= What is needed =
Output the entries below exactly, from the first line to the line holding "GnStats probe; probe.rows", both included.

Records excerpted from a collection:

static T2 run_resnet(Fwd& f, const Resnet& r, T2 x, int H, int Wd, const T2* x2t = nullptr, int cx = 0, bool out_stats = false) {
  const half_t* x2 = x2t ? x2t->p : nullptr;
  const bool two = x2t != nullptr;
  ia2p_ctx* c = f.c;
  RegionScope rs(c, PR_CONV_BLOCK);
  const int HW = H * Wd, M = f.B * HW;
  GnStats probe; probe.rows = gn_fallback_rows(HW);
  GnStats sx, sx2;
  bool fuse1 = probe.ok() && gn_conv_fusable(f, H, Wd, r.cin, r.cout, 0, 0, probe, two ? &probe : nullptr, two ? cx : r.cin);
  if (fuse1) {
    sx = gn_ensure_stats(f, x, two ? cx : r.cin, HW);
    if (two) sx2 = gn_ensure_stats(f, *x2t, r.cin - cx, HW);
    fuse1 = gn_conv_fusable(f, H, Wd, r.cin, r.cout, 0, 0, sx, two ? &sx2 : nullptr, two ? cx : r.cin);
  }
  GnWant w1{HW};
  const bool cat = r.shortcut && c->sc_fuse;
  const bool want1 = f.gn_on && probe.ok() && gn_conv_fusable(f, H, Wd, r.cout, r.cout, cat ? (two ? cx : r.cin) : 0, cat && two ? r.cin - cx : 0, probe, nullptr, r.cout);
  T2 hh = wsalloc(c, (size_t)M * r.cout);
  const bool twin = (c->gn_dry_mode >= 0 ? c->gn_dry_mode : c->gn_fuse) == 2;
  auto apply_stats = [&](const half_t* a0, int c0, const half_t* a1, const GnStats& s0, const GnStats& s1, size_t gam, size_t bet, int C, half_t* y) {
    GemmArgs::GnIn g;
    memset(&g, 0, sizeof g);
    g.st0 = (const double*)s0.buf.p; g.rows0 = s0.rows; g.st1 = a1 ? (const double*)s1.buf.p : nullptr; g.rows1 = s1.rows; g.C0 = c0; g.gamma = W_(c, gam); g.beta = W_(c, bet);
    g.groups = c->groups; g.gs = C / c->groups; g.eps = c->cfg.norm_eps; g.silu = 1;
    RoleScope role(c, ROLE_GROUPNORM);
    ProfScope ps(c, PK_GN, 8.0 * M * C, 4.0 * M * C);
    CHECK_LAUNCH(c, ia2p_launch_gn_apply_stats(a0, c0, a1, C - c0, y, C, f.B, HW, C, g, c->stream), "groupnorm (apply from producer statistics)");
  };
  if (fuse1 && twin) {
    T2 n1 = wsalloc(c, (size_t)M * r.cin);
    apply_stats(x.p, two ? cx : r.cin, x2, sx, sx2, r.n1g, r.n1b, r.cin, n1.p);
    op_conv3(c, n1.p, f.B, H, Wd, r.cin, W_(c, r.w1), W_(c, r.b1), r.cout, 1, 0, c->dry ? nullptr : f.temb_all.p + r.temb_off, c->temb_total, nullptr, hh.p, 1, nullptr, 0, nullptr, 0, nullptr, want1 ? &w1 : nullptr);
    wsfree(c, n1);
  } else if (fuse1) {
    ConvGn g;
    g.fused = true; g.X1b = x2; g.C0 = two ? cx : r.cin; g.s0 = sx; g.s1 = sx2; g.gamma = W_(c, r.n1g); g.beta = W_(c, r.n1b); g.eps = c->cfg.norm_eps; g.groups = c->groups;
    op_conv3(c, x.p, f.B, H, Wd, r.cin, W_(c, r.w1), W_(c, r.b1), r.cout, 1, 0, c->dry ? nullptr : f.temb_all.p + r.temb_off, c->temb_total, nullptr, hh.p, 1, nullptr, 0, nullptr, 0, &g, want1 ? &w1 : nullptr);
  } else {
    T2 n1 = wsalloc(c, (size_t)M * r.cin);
    const bool tune = f.tune_like && probe.ok() && H % 16 == 0 && Wd % 16 == 0;
    ConvGn tg1;
    if (tune) {
      tg1.tune = true; tg1.Xraw = x.p; tg1.X1b = x2; tg1.C0 = two ? cx : r.cin; tg1.gamma = W_(c, r.n1g); tg1.beta = W_(c, r.n1b); tg1.eps = c->cfg.norm_eps; tg1.groups = c->groups;
      tg1.s0 = gn_ensure_stats(f, x, tg1.C0, HW);
      if (two) tg1.s1 = gn_ensure_stats(f, *x2t, r.cin - cx, HW);
    }
    TuneGnTimer tg(c);
    op_gn(c, x.p, n1.p, r.n1g, r.n1b, f.B, HW, r.cin, c->cfg.norm_eps, 1, f.gn_partial, x2, cx);
    tg.stop();
    op_conv3(c, n1.p, f.B, H, Wd, r.cin, W_(c, r.w1), W_(c, r.b1), r.cout, 1, 0, c->dry ? nullptr : f.temb_all.p + r.temb_off, c->temb_total, nullptr, hh.p, 1, nullptr, 0, nullptr, 0, tune ? &tg1 : nullptr,
             want1 ? &w1 : nullptr);
    wsfree(c, n1);
  }
  const GnStats sh = w1.out;
  const bool fuse2 = want1 && gn_conv_fusable(f, H, Wd, r.cout, r.cout, cat ? (two ? cx : r.cin) : 0, cat && two ? r.cin - cx : 0, sh, nullptr, r.cout);
  ConvGn g2;
  g2.fused = fuse2 && !twin; g2.C0 = r.cout; g2.s0 = sh; g2.gamma = W_(c, r.n2g); g2.beta = W_(c, r.n2b); g2.eps = c->cfg.norm_eps; g2.groups = c->groups;
  T2 n2{(size_t)-1, nullptr};
  const bool tune2 = f.tune_like && probe.ok() && H % 16 == 0 && Wd % 16 == 0;
  if (tune2) {
    g2.tune = true; g2.Xraw = hh.p;
    g2.s0 = gn_ensure_stats(f, hh, r.cout, HW);
  }
  if (!fuse2 || twin) {
    n2 = wsalloc(c, (size_t)M * r.cout);
    if (fuse2) apply_stats(hh.p, r.cout, nullptr, sh, GnStats{}, r.n2g, r.n2b, r.cout, n2.p);
    else {
      TuneGnTimer tg(c);
      op_gn(c, hh.p, n2.p, r.n2g, r.n2b, f.B, HW, r.cout, c->cfg.norm_eps, 1, f.gn_partial);
      tg.stop();
    }
    if (!tune2) wsfree(c, hh);
  }
  const half_t* in2 = g2.fused ? hh.p : n2.p;
  GnWant w2{HW};
  GnWant* gw2 = f.gn_on && out_stats && ia2p_plan_any_gn(M) ? &w2 : nullptr;
  T2 xs{(size_t)-1, nullptr};
  const half_t* resid = x.p;
  if (r.shortcut && !cat) {
    xs = wsalloc(c, (size_t)M * r.cout);
    { RoleScope role(c, ROLE_CONV3X3); op_gemm(c, x.p, r.cin, W_(c, r.wsc), W_(c, r.bsc), nullptr, 0, xs.p, r.cout, M, r.cout, r.cin); }
    resid = xs.p;
  }
  T2 out = wsalloc(c, (size_t)M * r.cout);
  if (cat && two) op_conv3(c, in2, f.B, H, Wd, r.cout, W_(c, r.wcat), W_(c, r.bcat), r.cout, 1, 0, nullptr, 0, nullptr, out.p, 1, x.p, cx, x2, r.cin - cx, &g2, gw2);
  else if (cat) op_conv3(c, in2, f.B, H, Wd, r.cout, W_(c, r.wcat), W_(c, r.bcat), r.cout, 1, 0, nullptr, 0, nullptr, out.p, 1, x.p, r.cin, nullptr, 0, &g2, gw2);
  else op_conv3(c, in2, f.B, H, Wd, r.cout, W_(c, r.w2), W_(c, r.b2), r.cout, 1, 0, nullptr, 0, c->dry ? nullptr : resid, out.p, 1, nullptr, 0, nullptr, 0, &g2, gw2);
  if (g2.fused) wsfree(c, hh); else { wsfree(c, n2); if (tune2) act_free(f, hh); }
  if (sh.buf.off != (size_t)-1) wsfree(c, sh.buf);
  if (r.shortcut && !cat) wsfree(c, xs);
  if (gw2) gst_put(f, out, w2.out);
  return out;
}

static void op_qkv_sattn(RunCtx* c, const half_t* A, int lda, const half_t* W, const LnIn* ln, int M, int C, const AttnArgs& x) {
  GemmArgs a;
  memset(&a, 0, sizeof a);
  a.pad = 1;
  if (ln) { a.ln_stats = ln->stats; a.ln_slots = ln->slots; a.ln_cs = ln->cs; a.ln_bias = ln->lb; a.ln_eps = ln->eps; }
  a.A = A; a.W = W; a.zero = zero_page(); a.M = M; a.N = 3 * C; a.K = C; a.ldw = C; a.lda = lda; a.ldc = 3 * C;
  a.rows_per_batch = 1;
  set_prefetch(c, a, W, (size_t)3 * C * C * sizeof(half_t));
  RoleScope role(c, ROLE_QKV_SATTN);
#ifdef IA2P_CLOCK_STAMP
  if (c->stamp_buf && c->role == c->stamp_role && !c->dry && !c->tuning && c->stamp_n < c->stamp_cap && x.B * x.heads <= RunCtx::STAMP_WG) {
    a.partial = (float*)(c->stamp_buf + (size_t)c->stamp_n * RunCtx::STAMP_WG * 8);
    c->stamp_meta.push_back({a.M, a.N, a.K, -4, x.B * x.heads});
    ++c->stamp_n;
  }
#endif
  ProfScope ps(c, PK_QKVATTN, 2.0 * M * 3.0 * C * C + 4.0 * x.B * x.heads * (double)x.Nq * x.Nq * 64, 2.0 * ((double)M * C + 3.0 * C * C + (double)M * C));
  ps.pf = a.pf ? (double)a.pf_bytes : 0.0;
  CHECK_LAUNCH(c, ia2p_launch_qkv_sattn(a, x, c->stream), "qkv projection + self-attention");
}

static void op_attn(RunCtx* c, const AttnArgs& a) {
  double keys = 0;
  for (int s = 0; s < a.nseg; ++s) keys += a.seg[s].nkeys;
  ProfScope ps(c, PK_ATTN, 4.0 * a.B * a.heads * (double)a.Nq * keys * 64, 2.0 * ((double)a.B * a.Nq * a.heads * 64 * 2 + 2.0 * a.B * keys * a.heads * 64));
  CHECK_LAUNCH(c, ia2p_launch_attention(a, c->stream), "attention");
}

static void op_qxattn(RunCtx* c, const half_t* A, int lda, const half_t* W, const LnIn* ln, int M, int N, int K, const AttnArgs& x) {
  GemmArgs a;
  memset(&a, 0, sizeof a);
  a.pad = 1;
  if (ln) { a.ln_stats = ln->stats; a.ln_slots = ln->slots; a.ln_cs = ln->cs; a.ln_bias = ln->lb; a.ln_eps = ln->eps; }
  a.A = A; a.W = W; a.zero = zero_page(); a.M = M; a.N = N; a.K = K; a.ldw = K; a.lda = lda; a.ldc = N;
  a.rows_per_batch = 1;
  a.m_fastest = M <= N ? 1 : 0;
  a.acc_scale = a.bias_scale = 1.f;
  set_prefetch(c, a, W, (size_t)N * K * sizeof(half_t));
  double keys = 0;
  for (int s = 0; s < x.nseg; ++s) keys += x.seg[s].nkeys;
  RoleScope role(c, ROLE_Q_XATTN);
#ifdef IA2P_CLOCK_STAMP
  if (c->stamp_buf && c->role == c->stamp_role && !c->dry && !c->tuning && c->stamp_n < c->stamp_cap && (M / 128) * (N / 64) <= RunCtx::STAMP_WG) {
    a.partial = (float*)(c->stamp_buf + (size_t)c->stamp_n * RunCtx::STAMP_WG * 8);
    c->stamp_meta.push_back({a.M, a.N, a.K, -5, (M / 128) * (N / 64)});
    ++c->stamp_n;
  }
#endif
  ProfScope ps(c, PK_QXATTN, 2.0 * M * N * K + 4.0 * x.B * x.heads * (double)x.Nq * keys * 64,
               2.0 * ((double)M * K + (double)N * K + (double)M * N + 2.0 * x.B * keys * x.heads * 64));
  CHECK_LAUNCH(c, ia2p_launch_qproj_xattn(a, x, c->stream), "to_q + cross-attention");
}
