__device__ __forceinline__ double vd_max(double a, double b) {
    double r;
    asm("v_max_f64 %0, %1, %2" : "=v"(r) : "v"(a), "v"(b));
    return r;
}
__device__ __forceinline__ double vd_min(double a, double b) {
    double r;
    asm("v_min_f64 %0, %1, %2" : "=v"(r) : "v"(a), "v"(b));
    return r;
}
__device__ __forceinline__ double vd_max_s(double a, double bound) {
    double r;
    asm("v_max_f64 %0, %1, %2" : "=v"(r) : "v"(a), "s"(bound));
    return r;
}
__device__ __forceinline__ double vd_min_s(double a, double bound) {
    double r;
    asm("v_min_f64 %0, %1, %2" : "=v"(r) : "v"(a), "s"(bound));
    return r;
}
__device__ __forceinline__ void vd_shift_in_gt(uint32_t &acc, double x, double bound) {
    asm("v_cmp_lt_f64 vcc, %2, %1\n\tv_addc_co_u32 %0, vcc, %0, %0, vcc" : "+v"(acc) : "v"(x), "s"(bound) : "vcc");
}
struct COp {
    static __device__ __forceinline__ CE identity() { return CE{0.0, -__builtin_huge_val(), __builtin_huge_val()}; }
    static __device__ __forceinline__ CE combine(const CE &a, const CE &b) {
        return CE{a.a + b.a, vd_min(vd_max(a.L + b.a, b.L), b.H), vd_min(vd_max(a.H + b.a, b.L), b.H)};
    }
    static __device__ __forceinline__ void combine_into(CE &t, CE &v) {
        asm volatile(
            "v_add_f64 %[tl], %[tl], %[a]\n\t"
            "v_add_f64 %[th], %[th], %[a]\n\t"
            "v_add_f64 %[a], %[ta], %[a]\n\t"
            "v_max_f64 %[tl], %[tl], %[L]\n\t"
            "v_max_f64 %[th], %[th], %[L]\n\t"
            "v_min_f64 %[L], %[tl], %[H]\n\t"
            "v_min_f64 %[H], %[th], %[H]"
            : [a] "+v"(v.a), [L] "+v"(v.L), [H] "+v"(v.H), [tl] "+v"(t.L), [th] "+v"(t.H)
            : [ta] "v"(t.a));
    }
};

__device__ __forceinline__ double vd_bound(const SeqArgs &A, double nnz, double n) { return nnz * A.v_wmax2 + (n + 2.0) * A.v_tmax; }
constexpr double kVdEps = 2.220446049250313e-16;
__device__ __forceinline__ double vd_margin(double r, double ulpM) { return (4.0 * r + 4.0) * ulpM; }

constexpr int kFixChunk = 1024;
struct FixStage {
    double2 st[kFixChunk];
    uint32_t bpw[kFixChunk / 16];
};
__device__ __forceinline__ void exact_states(const SeqArgs &A, int g0, int m, FixStage &fx, int first_lane) {
    const int nl = kT - first_lane, me = int(threadIdx.x) - first_lane;
    if (me < 0) return;
    for (int base = me; base < m; base += 4 * nl) {
        int lo[4], hi[4];
        double s0[4], s1[4];
        int longest = 0;
#pragma unroll
        for (int u = 0; u < 4; ++u) {
            const int i = base + u * nl;
            lo[u] = hi[u] = 0;
            if (i < m) {
                lo[u] = A.csr_gene_ptr[g0 + i];
                hi[u] = A.csr_gene_ptr[g0 + i + 1];
            }
            s0[u] = s1[u] = 0.0;
        }
#pragma unroll
        for (int u = 0; u < 4; ++u) longest = max(longest, hi[u] - lo[u]);
        for (int k = 0; k < longest; ++k) {
            int a[4];
#pragma unroll
            for (int u = 0; u < 4; ++u) a[u] = lo[u] + k < hi[u] ? A.csr_attr_id[lo[u] + k] : -1;
            double2 w[4];
#pragma unroll
            for (int u = 0; u < 4; ++u) w[u] = unsigned(a[u]) < unsigned(A.csr_n_attrs) ? A.csr_wtab01[a[u]] : make_double2(0.0, 0.0);
#pragma unroll
            for (int u = 0; u < 4; ++u) {
                s0[u] += w[u].x;
                s1[u] += w[u].y;
            }
        }
#pragma unroll
        for (int u = 0; u < 4; ++u) {
            const int i = base + u * nl;
            if (i < m) fx.st[i] = make_double2(s0[u], s1[u]);
        }
    }
}
__device__ __forceinline__ void exact_walk(const SeqArgs &A, FixStage &fx, int m, bool first, double &d0, double &d1) {
    int i = 0;
    if (first) {
        d0 = fx.st[0].x;
        d1 = fx.st[0].y;
        i = 1;
    }
    auto step = [&](const double2 s) {
        const double a0 = d0 + A.t00, b0 = d1 + A.t10;
        const double a1 = d0 + A.t01, b1 = d1 + A.t11;
        d0 = fmax(a0, b0) + s.x;
        d1 = fmax(a1, b1) + s.y;
    };
    for (; i < m && (i & 7); ++i) {
        step(fx.st[i]);
        fx.st[i] = make_double2(d0, d1);
    }
    for (; i + 8 <= m; i += 8) {
        double2 sv[8];
#pragma unroll
        for (int u = 0; u < 8; ++u) sv[u] = fx.st[i + u];
#pragma unroll
        for (int u = 0; u < 8; ++u) {
            step(sv[u]);
            fx.st[i + u] = make_double2(d0, d1);
        }
    }
    for (; i < m; ++i) {
        step(fx.st[i]);
        fx.st[i] = make_double2(d0, d1);
    }
}
__device__ __forceinline__ void exact_backpointers(const SeqArgs &A, FixStage &fx, int m, bool first, double e0, double e1) {
    for (int w = threadIdx.x; 16 * w < m; w += kT) {
        uint32_t word = 0;
        for (int i = max(16 * w, first ? 1 : 0); i < min(16 * w + 16, m); ++i) {
            const double p0 = i ? fx.st[i - 1].x : e0, p1 = i ? fx.st[i - 1].y : e1;
            const uint32_t arg0 = (p0 + A.t00) < (p1 + A.t10) ? 1u : 0u, arg1 = (p0 + A.t01) < (p1 + A.t11) ? 1u : 0u;
            word |= (arg0 | (arg1 << 1)) << (2 * (i & 15));
        }
        fx.bpw[w] = word;
    }
}
__device__ __forceinline__ uint32_t *exact_bp_words(const SeqArgs &A, int gs) { return reinterpret_cast<uint32_t *>(A.alpha) + size_t(gs); }
__device__ __forceinline__ uint32_t *exact_end_labels(const SeqArgs &A, int gs) {
    return reinterpret_cast<uint32_t *>(A.alpha) + size_t(A.n_genes) + size_t(gs);
}
__device__ __forceinline__ void exact_backtrack(const SeqArgs &A, int gs, int ge, double d0, double d1) {
    const int n = ge - gs, nw = (n + 15) / 16;
    uint32_t *bpc = exact_bp_words(A, gs), *endl = exact_end_labels(A, gs);
    auto word_map = [&](uint32_t bits, int w, uint32_t y) {
        const int hi = min(16 * w + 15, n - 1), lo = max(16 * w, 1);
        for (int t = hi; t >= lo; --t) y = (bits >> (2 * (t & 15) + y)) & 1u;
        return y;
    };
    for (int w = threadIdx.x; w < nw; w += kT) {
        const uint32_t bits = bpc[w];
        endl[w] = word_map(bits, w, 0) | (word_map(bits, w, 1) << 1);
    }
    __syncthreads();
    if (threadIdx.x == 0) {
        uint32_t y = d0 < d1 ? 1u : 0u;
        for (int w = nw - 1; w >= 0; --w) {
            const uint32_t mp = endl[w];
            endl[w] = y;
            y = (mp >> y) & 1u;
        }
    }
    __syncthreads();
    for (int w = threadIdx.x; w < nw; w += kT) {
        const uint32_t bits = bpc[w];
        uint32_t y = endl[w];
        const int hi = min(16 * w + 15, n - 1), lo = 16 * w;
        for (int t = hi; t >= lo; --t) {
            A.y[gs + t] = int8_t(y);
            if (t >= 1) y = (bits >> (2 * (t & 15) + y)) & 1u;
        }
    }
    __syncthreads();
}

= Solution =
static T2 run_resnet(Fwd& f, const Resnet& r, T2 x, int H, int Wd, const T2* x2t = nullptr, int cx = 0, bool out_stats = false) {
  const half_t* x2 = x2t ? x2t->p : nullptr;
  const bool two = x2t != nullptr;
  ia2p_ctx* c = f.c;
  RegionScope rs(c, PR_CONV_BLOCK);
  const int HW = H * Wd, M = f.B * HW;
  GnStats probe; probe.rows = gn_fallback_rows(HW);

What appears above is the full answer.